Robert M.T. Wilson v. Thomas Turnage, Acting Director, Selective Service System

750 F.2d 1086, 243 U.S. App. D.C. 10, 1984 U.S. App. LEXIS 15598
CourtCourt of Appeals for the D.C. Circuit
DecidedDecember 28, 1984
Docket83-2323
StatusPublished
Cited by17 cases

This text of 750 F.2d 1086 (Robert M.T. Wilson v. Thomas Turnage, Acting Director, Selective Service System) is published on Counsel Stack Legal Research, covering Court of Appeals for the D.C. Circuit primary law. Counsel Stack provides free access to over 12 million legal documents including statutes, case law, regulations, and constitutions.

Bluebook
Robert M.T. Wilson v. Thomas Turnage, Acting Director, Selective Service System, 750 F.2d 1086, 243 U.S. App. D.C. 10, 1984 U.S. App. LEXIS 15598 (D.C. Cir. 1984).

Opinion

Opinion for the court filed by Circuit Judge TAMM.

TAMM, Circuit Judge:

Appellant Robert M.T. Wilson challenges the district court’s denial of attorney’s fees under the Back Pay Act, 5 U.S.C. § 5596 (1982). In a memorandum opinion and order issued October 26, 1983, the district court held that the Savings Clause of the Civil Service Reform Act of 1978 (Reform Act) precluded an award of fees. Although the Reform Act amended the Back Pay Act to provide for awards of attorney’s fees in cases of unjustified personnel actions taken against federal employees, the Savings Clause makes the new law inapplicable to “administrative proceedings” pending as of January 11, 1979. Wilson contends that the district court erred in its finding that a November 28, 1978 letter from appellee Selective Service System directing him to undergo a psychiatric examination and placing him on sick leave status pending the results constituted an “administrative proceeding” for purposes of the Savings Clause. Because we find that the November 28 directive constituted a “personnel action” and not an “administrative proceeding,” we reverse the decision of the district court and remand for a determination of the amount of attorney’s fees owed appellant pursuant to 5 U.S.C. § 5596(b)(1)(A)(ii).

I. Background

Appellant Robert M.T. Wilson worked for the Selective Service System as an Op *1088 erations Evaluation Specialist responsible for analyzing the agency’s ability to mobilize in the event of a national emergency. In the course of his work, Wilson became concerned that his agency was unable to meet the statutory preparedness requirements prescribed by section 10(h) of the Military Selective Service Act, 50 U.S.C.App. § 460(h) (1982). After his superiors ignored his attempts to bring this problem to their attention, Wilson in November 1978 delivered to the White House Secret Service detail a letter and supporting documents criticizing the agency’s lack of military preparedness. Wilson requested that the materials be given to President Carter, but the Secret Service instead returned the letter and documents to the Selective Service.

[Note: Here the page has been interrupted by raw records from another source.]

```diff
@@ -382,22 +438,35 @@
                 }
             });
         }
+        auto decide = [&](auto col, float app) {
+            constexpr int COL = decltype(col)::value;
+            const int bit = app < 0.0f;
+            if constexpr (OUT >= 0) D.template col<COL>(bit, errs);
+            if (C.ballots) var_ballot(C, L, COL, bit);
+        };
         if constexpr (ALGO == LDPC_ALGO_MINSUM) bad |= !(fabsf(PA) < INFINITY);
-        if constexpr (DEC) {
-            if (C.direct_bits || C.ballots) var_decision(C, L, K::CA, PA, errs);
-        }
+        if constexpr (DEC) decide(ic<K::CA>{}, PA);
         if constexpr (DB > 0) {
             if constexpr (ALGO == LDPC_ALGO_MINSUM) bad |= !(fabsf(P2.y) < INFINITY);
-            if constexpr (DEC) {
-                if (C.direct_bits || C.ballots) var_decision(C, L, K::CB, P2.y, errs);
-            }
-        }
-    }
-
-    template <bool DEC, bool WRITE>
+            if constexpr (DEC) decide(ic<K::CB>{}, P2.y);
+        }
+    }
+
+    template <bool DEC, bool WRITE, bool DIRECT>
     __device__ __forceinline__ void var(const Ctx &C, const Lane &L, int &errs) {
+        static_assert(DEC || !DIRECT, "stores need decisions");
+        if constexpr (!DIRECT)
+            var_as<DEC, WRITE, -1>(C, L, errs);
+        else if (C.out_dtype == LDPC_OUT_F32)
+            var_as<DEC, WRITE, LDPC_OUT_F32>(C, L, errs);
+        else
+            var_as<DEC, WRITE, LDPC_OUT_U8>(C, L, errs);
+    }
+    template <bool DEC, bool WRITE, int OUT>
+    __device__ __forceinline__ void var_as(const Ctx &C, const Lane &L, int &errs) {
         bool bad = false;
         if constexpr (P::NT > 0) {
+            const DecOutFor<G, OUT> D(C, L);
             TaskIn ta, tb;
             if constexpr (WRITE) addtid_begin(C.lds);
             load_task<0>(C, ta);
@@ -407,11 +476,11 @@
                 constexpr bool ahead = more && Task<I>::NMSG + Task<(more ? I + 1 : I)>::NMSG <= kVarPipe;
                 if constexpr (I % 2 == 0) {
                     if constexpr (ahead) load_task<I + 1>(C, tb);
-                    task<I, DEC, WRITE>(C, L, ta, errs, bad);
+                    task<I, DEC, WRITE, OUT>(C, L, D, ta, errs, bad);
                     if constexpr (more && !ahead) load_task<(more ? I + 1 : I)>(C, tb);
                 } else {
                     if constexpr (ahead) load_task<I + 1>(C, ta);
-                    task<I, DEC, WRITE>(C, L, tb, errs, bad);
+                    task<I, DEC, WRITE, OUT>(C, L, D, tb, errs, bad);
                     if constexpr (more && !ahead) load_task<(more ? I + 1 : I)>(C, ta);
                 }
             });
```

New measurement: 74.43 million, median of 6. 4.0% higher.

On November 28, 1978, the Selective Service sent Wilson a letter directing him to submit to a psychiatric fitness-for-duty examination and placing him on sick leave status pending receipt of the psychiatric report. 1 The letter stated that the agency was requiring the examination “based upon a study of your recent communications addressed to the President.” Joint Appendix (J.A.) at 32.

In February 1979, Wilson filed an administrative appeal with the Merit Systems Protection Board (the Board or MSPB). The Board, however, held that it had no jurisdiction to hear the appeal because Wilson’s leave was not a suspension or action imposed for disciplinary reasons.

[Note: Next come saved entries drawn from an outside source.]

diff --git a/pomdp_pbvi_exploration_amd/csrc/engine.hip b/pomdp_pbvi_exploration_amd/csrc/engine.hip
--- a/pomdp_pbvi_exploration_amd/csrc/engine.hip
+++ b/pomdp_pbvi_exploration_amd/csrc/engine.hip
@@ -15,6 +15,7 @@
 
 #include "backup_kernels.h"
 #include "split_bf16.h"
+#include "streamk_plan.h"
 
 namespace pbvi {
 
@@ -798,6 +799,8 @@
     virtual int q_values(double gamma, double* out_q, int32_t* out_action, int32_t* out_best) = 0;
     virtual int64_t debug_slabs(void* out, int64_t cap_bytes) = 0;
     virtual int debug_slabs_fill(int byte) = 0;
+    virtual int debug_streamk_plan(int32_t* dims, int32_t* share_begin, int32_t* walk, int32_t* logical_of_bid, int32_t* first_block,
+                                   int32_t* nchunks, int32_t* kcount, int32_t* plan) = 0;
     virtual int rollout(int source, const int32_t* alpha_actions, double gamma, const int32_t* start_states,
                         const uint8_t* end_mask, uint64_t first_sim_id, uint64_t seed, int64_t T, int32_t* out_states,
                         int32_t* out_actions, int32_t* out_observations, int32_t* out_steps) = 0;
@@ -933,6 +936,8 @@
     hipEvent_t ev_fork_ = nullptr, ev_join_ = nullptr, ev_lists_ = nullptr, ev_xr_[2] = {nullptr, nullptr};
     GemmPlan plan_ = {};
     int64_t slab_bytes_ = 0;
+    bool split_plan_ = false;
+    int split_G_ = 0, split_V_ = 0;
     hipEvent_t ev_[9] = {};
     hipEvent_t ev_pg_[2] = {};
     bool have_result_ = false, res_sorted_ = false;
@@ -1735,6 +1740,33 @@
         HIPCHK(hipStreamSynchronize(stream_));
         return slab_bytes_;
     }
+    int debug_streamk_plan(int32_t* dims, int32_t* share_begin, int32_t* walk, int32_t* logical_of_bid, int32_t* first_block,
+                           int32_t* nchunks, int32_t* kcount, int32_t* plan) override {
+        if constexpr (!kF32) {
+            FAIL(PBVI_EINVAL, "debug_streamk_plan: no split score GEMM has run");
+        } else {
+            if (!split_plan_ || !plan_.streamk || skws_.p == nullptr) FAIL(PBVI_EINVAL, "debug_streamk_plan: no split score GEMM has run");
+            if (!dims) FAIL(PBVI_EINVAL, "debug_streamk_plan: NULL argument");
+            const size_t pairs = (size_t)plan_.tiles_m * plan_.tiles_n, nb = (size_t)plan_.nblocks;
+            const int32_t d[10] = {(int32_t)pairs, plan_.nblocks, plan_.tiles_m, plan_.tiles_n, plan_.k_tiles, split_G_, split_V_,
+                                   plan_.max_chunks - 1, streamk_ovh(), SK_PLAN_WORDS};
+            for (int i = 0; i < 10; ++i) dims[i] = d[i];
+            const int* ws = skws_.as<int>();
+            const int* d_first = ws + (pairs + 1) + nb;
+            const int* d_plan = d_first + pairs;
+            const int* d_share = d_plan + SK_PLAN_WORDS;
+            const int* d_walk = d_share + nb + 1;
+            const int* d_lob = d_walk + pairs;
+            HIPCHK(hipSetDevice(device_));
+            const struct { int32_t* dst; const int* src; size_t n; } copies[7] = {
+                {share_begin, d_share, nb + 1}, {walk, d_walk, pairs}, {logical_of_bid, d_lob, nb}, {first_block, d_first, pairs},
+                {nchunks, nchunks_.as<int>(), pairs}, {kcount, kcount_.as<int>(), pairs}, {plan, d_plan, (size_t)SK_PLAN_WORDS}};
+            for (const auto& c : copies)
+                if (c.dst) HIPCHK(hipMemcpyAsync(c.dst, c.src, c.n * sizeof(int32_t), hipMemcpyDeviceToHost, stream_));
+            HIPCHK(hipStreamSynchronize(stream_));
+            return PBVI_OK;
+        }
+    }
     int debug_slabs_fill(int byte) override {
         if (slab_bytes_ <= 0 || slabs_.p == nullptr || (int64_t)slabs_.cap < slab_bytes_)
             FAIL(PBVI_EINVAL, "debug_slabs_fill: no score GEMM has run");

On April 4, 1979, Wilson sued the Selective Service in the district court alleging a violation of his First Amendment rights and seeking a temporary restraining order, injunctive relief, and restoration to his former position with full benefits. Following a series of actions in both the district court and this court, 2 as well as an investigation by the Office of Special Counsel, 3 the parties settled the dispute in December 1979. The settlement reinstated Wilson with back pay and full benefits but reserved the issue of his entitlement to attorney’s fees.

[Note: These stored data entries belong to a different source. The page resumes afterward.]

template <int NCH, int BQ, int RI, bool NT, bool FULL>
__global__ __launch_bounds__(256) void scan_bf16_kernel(const Bf16ScanParams p) {
    constexpr int NV = RI * BQ;
    constexpr int LPV = 64 / NV;
    const int lane = threadIdx.x & 63;
    const uint32_t n = p.n, dim = p.dim;
// ... 175 lines not shown
    uint32_t done = 0, slot = 0;
    while (done < a.b) {
        const uint32_t left = a.b - done;
        hipError_t e;
        uint32_t g;
        if constexpr (NCH <= 2) {
            if (left >= 5) { g = left < 8u ? left : 8u; e = launch_bf16<NCH, 8, 2>(a, shadow, bq, done, g, slot, st); }
            else if (left >= 4) { g = 4; e = launch_bf16<NCH, 4, 4>(a, shadow, bq, done, g, slot, st); }
            else if (left >= 2) { g = 2; e = launch_bf16<NCH, 2, 8>(a, shadow, bq, done, g, slot, st); }
            else { g = 1; e = launch_bf16<NCH, 1, 16>(a, shadow, bq, done, g, slot, st); }
        } else {
            if (left >= 2) { g = 2; e = launch_bf16<NCH, 2, 4>(a, shadow, bq, done, g, slot, st); }
            else { g = 1; e = launch_bf16<NCH, 1, 8>(a, shadow, bq, done, g, slot, st); }
        }
        if (e != hipSuccess) return e;
        done += g;
        slot = (slot + 1u) % kWorkWords;
    }
    return hipSuccess;
}

hipError_t launch_scan_bf16(const ScanArgs& a, const uint16_t* shadow, const float* bq, hipStream_t st) {
    if (a.b == 0 || a.n == 0) return hipSuccess;
    if (a.b > kShadowMaxQ || a.dim % 8u != 0u || a.dim > kShadowMaxDim) return hipErrorInvalidValue;
    switch ((a.dim + 511u) / 512u) {
        case 1: return launch_bf16_groups<1>(a, shadow, bq, st);
        case 2: return launch_bf16_groups<2>(a, shadow, bq, st);
        case 3: return launch_bf16_groups<3>(a, shadow, bq, st);
        case 4: return launch_bf16_groups<4>(a, shadow, bq, st);
        default: return hipErrorInvalidValue;
    }
}

struct RescoreParams {
    const float* rows;
    const float* q;
    uint32_t dim, kprime, mode, row_base;
    float thr;
    const uint64_t* akeys;
    const uint32_t* acounts;
    uint64_t* ekeys;
};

On June 23, 1981, Wilson filed a motion with the district court for attorney’s fees and costs under the Back Pay Act. Following a report and recommendation by a magistrate, the district court denied Wilson’s request and held that, because an administrative proceeding was pending as of the November 28, 1978 letter, an award of attorney’s fees under the Back Pay Act was barred by application of the Savings Clause. J.A. at 6. Wilson appeals, arguing that “administrative proceeding” must be distinguished from “personnel action” as those terms are used in the Reform Act. Wilson contends that because the November 28 letter constituted a personnel action and no judicial or administrative actions were instituted prior to January 11, 1979 the Savings Clause does not apply to bar an award of fees.

II. Discussion

The primary issue in this appeal is whether the November 1978 letter from the Selective Service System directing Wilson to undergo psychiatric evaluation and placing him on leave was an “administrative proceeding” for purposes of the Savings *1089 Clause of the Civil Service Reform Act of 1978.

The Back Pay Act, 5 U.S.C. § 5596, is a waiver of the government’s sovereign immunity for relief in cases of improper personnel actions taken against federal employees. 4 In 1978, as part of the Civil Service Reform Act, Congress amended the Back Pay Act to include awards of “reasonable attorney fees related to the personnel action.” 5 U.S.C. § 5596(b)(1)(A)(ii) (1982).

The Reform Act became effective on January 11, 1979, but it included a Savings Clause which provides that

No Provision of this Act ... shall affect any administrative proceedings pending at the time such provision takes effect. Orders shall be issued in such proceedings and appeals shall be taken therefrom as if this Act has not been enacted.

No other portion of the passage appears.